Staff writer E.R. Pulgar was based in Buenos Aires, Argentina for four months writing a bi-monthly column for Journiest called Buenos Aires Beat. In its sixth and final iteration, he gives a long goodbye to mate, tango, and the streets of Argentina's capital.
Anyone that's been following this column will have noticed that I dropped off the face of the Earth for the last month of writing this column—for that, I apologize. The opportunity to reflect on this experience was an unprecedented one, but near the end, I found myself so embroiled in the entire experience that I didn't find the time to even sit and reflect. It's not exactly a good excuse, but if I learned anything while I was away it's that writing is not about words. One must live before they can sit down, clear their limbs of energy before sitting down and reflecting.

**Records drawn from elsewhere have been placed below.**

void plan_segments(int nlanes, int T, int mode, int warmFull, long long wantWaves,
                          int& S, int& segLen, int& warm, int minSegCols)
{
    S = 1; segLen = roundup(T, 16); warm = 0;
    if (mode != EDLIB_MODE_HW) return;
    const long long nrblk = ((long long)nlanes + 63) / 64;
    long long want = (wantWaves + nrblk - 1) / nrblk;
    want = std::max(1LL, std::min<long long>(want, std::min(65535, std::max(1, T / minSegCols))));
    if (warmFull > 0) want = std::max(1LL, std::min<long long>(want, std::max<long long>(1, T / (4LL * warmFull))));
    segLen = roundup((int)((T + want - 1) / want), 16);
    S = (T + segLen - 1) / segLen;
    warm = warmFull;
}

int Batch::runReads()
{
    if (groups_.empty()) return 0;
    stats.path |= 1;
    bool seed = false;
    for (auto& gp : groups_) seed = seed || seedThreshold(*gp, false) >= 0;
    if (seed && buildSeedIndex()) return 1;
    for (auto& gp : groups_) if (runGroupScans(*gp, false)) return 1;
    const int mode = (cfg_.mode == EDLIB_MODE_HW || cfg_.mode == EDLIB_MODE_SHW) ? (int)cfg_.mode : (int)EDLIB_MODE_NW;
    for (auto& gp : groups_)
        if (gp->mates) EDLIB_AMD_HIP(launch_resolve_strands(gp->d_perm.p, gp->d_best.p, gp->d_total.p, gp->nslots, mode, cfg_.k,
                                                            gp->d_win.p, stream_));
    for (auto& gp : groups_) if (runGroupExact(*gp)) return 1;
    return 0;
}

int Batch::runGroupScans(ReadGroup& g, bool fullOnly)
{
    const int T = tlen(0);
    const int mode = (cfg_.mode == EDLIB_MODE_HW || cfg_.mode == EDLIB_MODE_SHW) ? (int)cfg_.mode : (int)EDLIB_MODE_NW;
    const bool banded = banded_ && mode == EDLIB_MODE_HW;
    const int kNoCap = 0x3fffffff;
    static const bool dbgLadder = getenv("EDLIB_AMD_DEBUG") != nullptr;
    EDLIB_AMD_HIP(launch_build_peq_reads(g.nwords, syms_, d_qpool_.p, d_qoff_.p, g.d_perm.p, g.nslots,
                                         d_eqtbl_.p, d_presence_.p, cfg_.k, g.d_peq.p, g.d_qlen.p,
                                         g.d_kinit.p, g.d_alphaExtra.p, stream_));
    const int kSeed = seedThreshold(g, fullOnly);
    const int kFirstMax = kSeed >= 0 ? kSeed : std::max(8, g.nwords / 2);
    int kFirst = (kSeed >= 0 && cfg_.k >= 0) ? std::min(kSeed, cfg_.k) : kFirstMax;
    bool twoPass = !fullOnly && banded && (cfg_.k < 0 || cfg_.k > kFirst) && 32 * g.nwords > kFirst;
    std::vector<int> ladder;
    g.lvValid = false;
    auto probe_scan = [&](const std::vector<int>& map, int kc, std::vector<int>& bestOut) -> int {
        const int nm = (int)map.size();
        int S2, segLen2, warm2;
        plan_segments(nm, T, mode, g.warm, 16384, S2, segLen2, warm2);
// ... 77 lines not shown
        if (runSeedPass(g, kFirst)) return 1;
        if (twoPass) {
            if (listOpenSlots(g, kFirst, todo)) return 1;
            haveTodo = true;
            if (g.nreal < 0) { g.nreal = 0; for (int u : g.perm) g.nreal += u >= 0; }
            if (g.nslots >= 16384 && todo.size() * 10 > (size_t)g.nreal && todo.size() >= 32) {
                const size_t nsm = std::min<size_t>(2048, todo.size());
                std::vector<int> sample(nsm);
                for (size_t i = 0; i < nsm; ++i) sample[i] = todo[i * todo.size() / nsm];
                if (price_ladder(sample, todo.size(), g.nreal)) return 1;
            }
        }
    } else {
        if (scanGroup(g, mode, nullptr, g.nslots, twoPass ? kFirst : kNoCap, g.d_kinit.p, g.numSegments, g.segLen,
                      g.warm, g.d_segBest.p, g.d_segCnt.p, g.d_segPos.p, 8, nullptr, nullptr, fullOnly)) return 1;
        const bool chained = chain_.in != nullptr || chain_.out != nullptr;
        EDLIB_AMD_HIP(launch_merge_segments(g.d_segBest.p, g.d_segCnt.p, g.d_segPos.p, g.numSegments, 8,
                                            g.nslots, nullptr, 16, g.d_best.p, g.d_total.p, g.d_pos.p,
                                            g.d_flags.p, stream_, chained ? kOvfRescan : kOvfGatherGroup));
    }
    ladder.push_back(kNoCap);
    int kDone = kFirst;
    for (size_t lv = 0; twoPass && lv < ladder.size(); ++lv) {
        const int kcapL = ladder[lv];
        const bool last = kcapL == kNoCap;
        if (!haveTodo && listOpenSlots(g, kDone, todo)) return 1;
        haveTodo = false;
        if (todo.empty()) break;
        {
            const size_t no = todo.size();
            int S2, segLen2, warm2;
            plan_segments((int)no, T, mode, g.warm, 65536, S2, segLen2, warm2);
            const size_t items = no * (size_t)S2;
            const int capL = last ? kLastLevelCap : 8;
            EDLIB_AMD_HIP(g.d_lvMap.ensure(no)); EDLIB_AMD_HIP(g.d_lvBest.ensure(items)); EDLIB_AMD_HIP(g.d_lvCnt.ensure(items));
            EDLIB_AMD_HIP(g.d_lvPos.ensure(items * capL));
            int *d_map = g.d_lvMap.p, *d_sb = g.d_lvBest.p, *d_sc = g.d_lvCnt.p, *d_sp = g.d_lvPos.p;
            EDLIB_AMD_HIP(hipMemcpyAsync(d_map, todo.data(), no * sizeof(int), hipMemcpyHostToDevice, stream_));
            bool plain = false;
            if (last && no >= 4096) {
                const int np2 = 64;
                std::vector<int> sub(np2);
                for (int i = 0; i < np2; ++i) sub[i] = todo[(size_t)((long long)i * no / np2)];
                int S3, segLen3, warm3;
                plan_segments(np2, T, mode, g.warm, 16384, S3, segLen3, warm3);
                const size_t it3 = (size_t)np2 * S3;
                DevBuf<int> d_m3, d_b3, d_c3, d_p3; DevBuf<unsigned long long> d_ws;
                EDLIB_AMD_HIP(d_m3.alloc(np2)); EDLIB_AMD_HIP(d_b3.alloc(it3)); EDLIB_AMD_HIP(d_c3.alloc(it3));
                EDLIB_AMD_HIP(d_p3.alloc(it3 * 8)); EDLIB_AMD_HIP(d_ws.alloc(1));
                EDLIB_AMD_HIP(hipMemcpyAsync(d_m3.p, sub.data(), np2 * sizeof(int), hipMemcpyHostToDevice, stream_));
                EDLIB_AMD_HIP(hipMemsetAsync(d_ws.p, 0, sizeof(unsigned long long), stream_));
                if (scanGroup(g, mode, d_m3.p, np2, kNoCap, g.d_kinit.p, S3, segLen3, warm3,
                              d_b3.p, d_c3.p, d_p3.p, 8, nullptr, nullptr, false, d_ws.p)) return 1;
                unsigned long long ws = 0;
                EDLIB_AMD_HIP(hipMemcpyAsync(&ws, d_ws.p, sizeof ws, hipMemcpyDeviceToHost, stream_));
                EDLIB_AMD_HIP(hipStreamSynchronize(stream_));
                const double cols = (double)np2 * ((double)T + (double)(S3 - 1) * warm3);
                plain = (double)ws >= 0.85 * g.nwords * cols;
                stats.word_steps += (long long)ws;
            }
            const bool bottomOk = plain && mode == EDLIB_MODE_HW && syms_ == 4 && g.nwords <= kMaxReadWords &&
                                  chain_.in == nullptr && chain_.out == nullptr;
            const int bottom = !bottomOk ? 0 : (delay_rows_fit(g.nwords, g.mMax) ? 1 + kDelayRows : 1);
            const size_t no64 = (no + 63) / 64 * 64;
            std::vector<int> perm2(no64, -1);
            for (size_t i = 0; i < no; ++i) perm2[i] = g.perm[todo[i]];
            DevBuf<int> d_perm2, d_qlen2, d_kinit2, d_extra2; DevBuf<uint32_t> d_peq2;
            EDLIB_AMD_HIP(d_perm2.alloc(no64)); EDLIB_AMD_HIP(d_qlen2.alloc(no64)); EDLIB_AMD_HIP(d_kinit2.alloc(no64));
            EDLIB_AMD_HIP(d_extra2.alloc(no64)); EDLIB_AMD_HIP(d_peq2.alloc(no64 * (size_t)syms_ * g.nwords));
            EDLIB_AMD_HIP(hipMemcpyAsync(d_perm2.p, perm2.data(), no64 * sizeof(int), hipMemcpyHostToDevice, stream_));
            EDLIB_AMD_HIP(launch_build_peq_reads(g.nwords, syms_, d_qpool_.p, d_qoff_.p, d_perm2.p, (int)no64,
                                                 d_eqtbl_.p, d_presence_.p, cfg_.k, d_peq2.p, d_qlen2.p,
                                                 d_kinit2.p, d_extra2.p, stream_, bottom));
            const int seedCols = 4096;
            DevBuf<int> d_b0, d_c0, d_p0;
            if (mode == EDLIB_MODE_HW && last && no >= 4096 && S2 > 1 && T >= 16 * seedCols) {
                EDLIB_AMD_HIP(d_b0.alloc(no)); EDLIB_AMD_HIP(d_c0.alloc(no)); EDLIB_AMD_HIP(d_p0.alloc(no * 8));
                if (scanGroup(g, mode, nullptr, (int)no, kcapL, d_kinit2.p, 1, seedCols, 0,
                              d_b0.p, d_c0.p, d_p0.p, 8, nullptr, nullptr, plain, nullptr, d_peq2.p, d_qlen2.p, bottom)) return 1;
                hipLaunchKernelGGL(seed_thresholds_kernel, dim3((unsigned)((no + 255) / 256)), dim3(256), 0, stream_,
                                   d_kinit2.p, d_b0.p, d_c0.p, (int)no);
                EDLIB_AMD_HIP(hipGetLastError());
            }
            if (scanGroup(g, mode, nullptr, (int)no, kcapL, d_kinit2.p, S2, segLen2, warm2,
                          d_sb, d_sc, d_sp, capL, nullptr, nullptr, plain, nullptr, d_peq2.p, d_qlen2.p, bottom)) return 1;
            EDLIB_AMD_HIP(launch_merge_segments(d_sb, d_sc, d_sp, S2, capL, (int)no, d_map, 16,
                                                g.d_best.p, g.d_total.p, g.d_pos.p, g.d_flags.p, stream_,
                                                last ? kOvfGatherLevel : kOvfRescan));
            EDLIB_AMD_HIP(hipStreamSynchronize(stream_));
            if (last) { g.lvValid = true; g.lvS = S2; g.lvCap = capL; g.lvMap.swap(todo); }
            if (dbgLadder) fprintf(stderr, "[edlib_amd] level kcap=%d: %zu slots rescanned (plain=%d)\n", kcapL, no, (int)plain);
        }
        kDone = kcapL;
    }
    return 0;
}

So then, what exactly was I up to this month of silence and long goodbyes?
A panoramic view from Colegiales.E.R. Pulgar
I bought a mate gourd at the Plaza Francia fair on a bright Sunday afternoon, and cured it for one day instead of the usual two—the taste is still pristine. I had a submarino and messed up mixing in the chocolate bar in a sea of hot milk. I went to my corner choripan place and didn't have to say my order before the cashier was already yelling for un chori con chimichurri para llevar. I paid 50 pesos and ate it in my favorite plaza under the last jacarandas of the season. I relished Argentine beef and wine. I drank too much Coke and Fernet. I stopped complaining about the taste of Coke and Fernet.
I walked. I ventured into a cathedral where the only souls present where myself, the organ player, and whatever statues were alive to witness. I bought a copy of Julio Cortázar's short stories and Pablo Neruda's love sonnets. I danced in San Telmo's Plaza Dorrego at midnight. I bought, at the end of the long day of wandering, a five peso icon of Saint Expeditus from a street vendor, an intercession for merchants and navigators alike. I found a café in Monserrat that felt like Brooklyn.

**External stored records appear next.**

#define NX_RIVER 0xFFFCu
#define FH_SOLVE_LATER 3
__device__ __forceinline__ void fh_walk_body(const uint16_t *s_nxt, const uint8_t *__restrict__ fdr, bool fed, const DtWin &w,
                                             int tile, int tiles_x, int y0, int x0,
                                             unsigned long long *__restrict__ nodes,
                                             uint8_t *__restrict__ cache_wide) {
  constexpr uint32_t PW = TW + 4, NTP = TH * PW;
  if (threadIdx.x == 0) cache_wide[tile] = (uint8_t)FH_SOLVE_LATER;
  if (threadIdx.x >= PS) return;
  unsigned long long o = fht_pack(FHT_DEAD, 0, FHT_DONE);
  if (fed) {
    int ly, lx;
    dt_cell_of_slot(threadIdx.x, ly, lx);
    uint32_t c = (uint32_t)ly * PW + (uint32_t)lx, nc = 0, nd = 0;
    uint32_t n = 0;
    for (int it = 0; it < NT; it++) {
      n = s_nxt[c];
      if (n >= NTP) break;
      const uint32_t d = n > c ? n - c : c - n;
      if (d == 1u || d == PW) nc++;
      else nd++;
      c = n;
    }
    if (n == NX_RIVER || n == NX_EXIT) {
      const int fy = (int)(c / PW), fx = (int)(c % PW);
      const uint32_t code = fdr[(long long)(y0 + fy) * w.ld + x0 + fx];
      if (n == NX_EXIT) {
        int dy, dx;
        dt_d8_delta(code, dy, dx);
        const bool diag = dy != 0 && dx != 0;
        o = fht_pack(dt_node_of(y0 + fy + dy, x0 + fx + dx, tiles_x), nd + (diag ? 1u : 0u), nc + (diag ? 0u : 1u));
      } else if (code != 0u) {
// ... 111 lines not shown
  uint8_t k = (uint8_t)K_DEAD;
  int32_t r = -1;
  float z = DT_NODATA;
  long long a = 0;
  if (ncf & FHT_DONE) {
    if (ptr != FHT_DEAD) {
      k = (uint8_t)K_RIVER;
      r = (int32_t)ptr;
      long long o = (long long)(ptr / (uint32_t)w.W) * w.ld + (ptr % (uint32_t)w.W);
      if (dem) z = dem[o];
      if (acc32) a = (long long)acc32[o];
    }
  } else if (ptr >= nnodes) {
    k = (uint8_t)K_REXIT;
    r = (int32_t)(ptr - nnodes);
  }
  kind[i] = k;
  ref[i] = r;
  nc[i] = (int32_t)(ncf & 0x7FFFu);
  nd[i] = (int32_t)((s >> 16) & 0xFFFFu);
  zr[i] = z;
  ar[i] = a;
}

__global__ __launch_bounds__(256) void k_fh_ghost_set(unsigned long long *__restrict__ nodes, uint32_t nnodes,
                                                     int64_t P, const uint8_t *__restrict__ res_ok,
                                                     const int32_t *__restrict__ res_nc,
                                                     const int32_t *__restrict__ res_nd) {
  int64_t i = (int64_t)blockIdx.x * 256 + threadIdx.x;
  if (i >= P) return;
  unsigned long long o = fht_pack(FHT_DEAD, 0, FHT_DONE);
  if (res_ok[i]) o = fht_pack(FHT_REMOTE | (uint32_t)i, (uint32_t)res_nd[i], (uint32_t)res_nc[i] | FHT_DONE);
  nodes[nnodes + i] = o;
}

struct FhGfi {
  float *gfi, *lnhlh;
  double expo, c0;
  const DtLogEntry *tab;
};
struct FhRemote {
  const long long *gidx;
  const float *zr;
  const long long *ar;
};
template <typename AccT>
struct FhPay;
template <>
struct FhPay<int32_t> {
  unsigned long long v[PS];
  __device__ __forceinline__ void set(int i, float z, int32_t a) {
    v[i] = ((unsigned long long)(uint32_t)a << 32) | (unsigned long long)__float_as_uint(z);
  }
  __device__ __forceinline__ void get(int i, float &z, int32_t &a) const {
    const unsigned long long p = v[i];
    z = __uint_as_float((uint32_t)p);
    a = (int32_t)(uint32_t)(p >> 32);
  }
};
template <>
struct FhPay<long long> {
  long long av[PS];
  float zv[PS];
  __device__ __forceinline__ void set(int i, float z, long long a) {
    av[i] = a;
    zv[i] = z;
  }
  __device__ __forceinline__ void get(int i, float &z, long long &a) const {
    z = zv[i];
    a = av[i];
  }
};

I got caught in the middle of a protest for pensioner's rights on my way to a hotel. I saw a cop smash a nightstick over a protestor's head in front of the Casa Rosada. I compared, in my head, this brutality to what I would return to in just a few days. I heard the Mothers of Plaza de Mayo speak on their weekly Thursday protest, refusing to remain silent after forty years of a continued search for their disappeared children and grandchildren. I decided to come back empowered instead of afraid.
I lost count of the sunrises on the rooftops of the city, over-caffeinated on mate and adrenaline. I listened to Soda Stereo's "Persiana Americana" an admittedly unhealthy amount. I watched a local band I had never heard of play to a sold-out crowd in their home stadium, the closing set of a tour hailed with open arms by the place where they began. I let myself sway to the rhythm and sweat. I knew the potent fervor of Argentine crowds.
I went to the outskirts of town to a festival where bands I treasured back home appeared as if to remind me of where I was returning. I got caught in the middle of a maelstrom that cancelled the closing act and took the long, muddy bus home with everyone else who went to the outskirts of town for live music.
I laughed; often, and vigorously. I got chills from how much warmth I felt from everyone I was surrounded by, from knowing the streets in the unusual grid that I had begun to call home. I had begun to call this unusual grid home.
Festival BUE, 2017Damariz Damken
There's a tango by Carlos Gardel, the undisputed songbird of the city, where he bemoans when he'll next see Buenos Aires as he leaves the city. Perhaps my most vivid memory of my last day in Buenos Aires is getting in the taxi to Ministro Pistarini International Airport, my heart and luggage heavy, and watching the city fade behind me while listening to that same tango. Without realizing it, I cried from my right eye; I remembered someone telling me this was the duct that guided happy tears.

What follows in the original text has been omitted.